- Records shown -
## Files before the change

### cook_amd/csrc/classfit_walk.hpp

```cpp
#pragma once
#if defined(CF_PROF) && !defined(CF_STATS)
#define CF_STATS 1
#endif
#ifdef CF_STATS
#define CF_STAT(x) x
#define CF_TICKS() cook_ticks()
#else
#define CF_STAT(x) ((void)0)
#define CF_TICKS() 0ull
#endif
#ifdef CF_PROF
#define CF_PROF_T(x) const unsigned long long x = __builtin_readcyclecounter()
#define CF_PROF_ADD(i, d) prof[i] += (unsigned long long)(d)
#else
#define CF_PROF_T(x) ((void)0)
#define CF_PROF_ADD(i, d) ((void)0)
#endif

#ifndef CF_AHEAD
#define CF_AHEAD 10
#endif
constexpr unsigned CF_BOARD = CF_AHEAD;
#ifndef CF_SLOTS_N
#define CF_SLOTS_N 12
#endif
constexpr unsigned CF_SLOTS = CF_SLOTS_N;
static_assert(CF_BOARD + 2u <= CF_SLOTS, "a slot is free again before its wave writes it two rows on");
static_assert(CF_SLOTS == 12u || CF_SLOTS == 24u, "cf_slot and classfit_asm.hpp know these two");
static __device__ __forceinline__ unsigned cf_slot(unsigned ord) { return ord - CF_SLOTS * ((ord * 43u) >> (CF_SLOTS == 12u ? 9 : 10)); }
constexpr unsigned CF_OVL = 58;
constexpr unsigned CF_EPOCH_AT = COOK_SHAPE(58, 8);
constexpr unsigned CFW_BOOKS = 4;
enum : unsigned { CFM_EXACT = 1u, CFM_EPOCH = 2u, CFM_BATCH_END = 3u };
enum : unsigned { CFX_SPARE0 = 0, CFX_SPARE1, CFX_LOGN, CFX_LOG_APPLIED, CFX_WALK_LO, CFX_WALK_HI, CFX_EX_LANE, CFX_FMAX_LO, CFX_FMAX_HI, CFX_EPOCH, CFX_MATCH_LO, CFX_MATCH_HI,
                  CFX_B1_LO, CFX_B1_HI, CFX_OVN, CFX_MINFC, CFX_MINFM, CFX_N = 24 };
constexpr uint32_t CF_ENT_NONE = 0x80000000u, CF_ENT_AMB = 0x40000000u;

struct __attribute__((aligned(8))) CfFree {
  uint32_t c, m;
};
struct CfEnt {
  uint32_t tag, pad, pos, cid;
  uint32_t fc, fm;
  double fa;
};
struct CfLog {
  uint32_t info, pos;
  uint32_t ofc, ofm, nfc, nfm, pad0, pad1;
};
struct CfPost {
  double fa;
  uint32_t w0;
  uint32_t pos;
  uint32_t fc, fm, cls, aux;
};
struct CfJobU {
  unsigned c, m, kind, L, n_eq, n_nov, grouped, grp, eq0, eq1, nov0, nov1;
};
struct CfLds {
  CfFree* fcm;
  uint16_t* cid;
  CfEnt* board;
  CfLog* log;
  uint32_t* ctrl;
  uint64_t* attr8;
  uint16_t *goff, *gcnt, *gids;
  CfJob* ring;
  CfPost* post2;
  CfClass* cls;
  uint32_t* pw;
  uint32_t* aw;
  uint32_t* gk;
  uint32_t* ovt;
  uint32_t* ovl;
  uint32_t* ckept;
  uint32_t* misc;
  const uint32_t* t;
  const uint32_t* envw;
};

static __device__ __forceinline__ unsigned cf_level_of(const uint32_t* t, uint32_t fc) {
  unsigned n = 0;
#pragma unroll
  for (int i = 0; i < CF_LV; ++i) n += fc >= t[i] ? 1u : 0u;
  return n;
}
struct CfLv8 {
// ... 256 lines not shown
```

- Exercise requirements -
Reply with nothing but the number of lines in the listing that include the string "struct".

- Reply -
7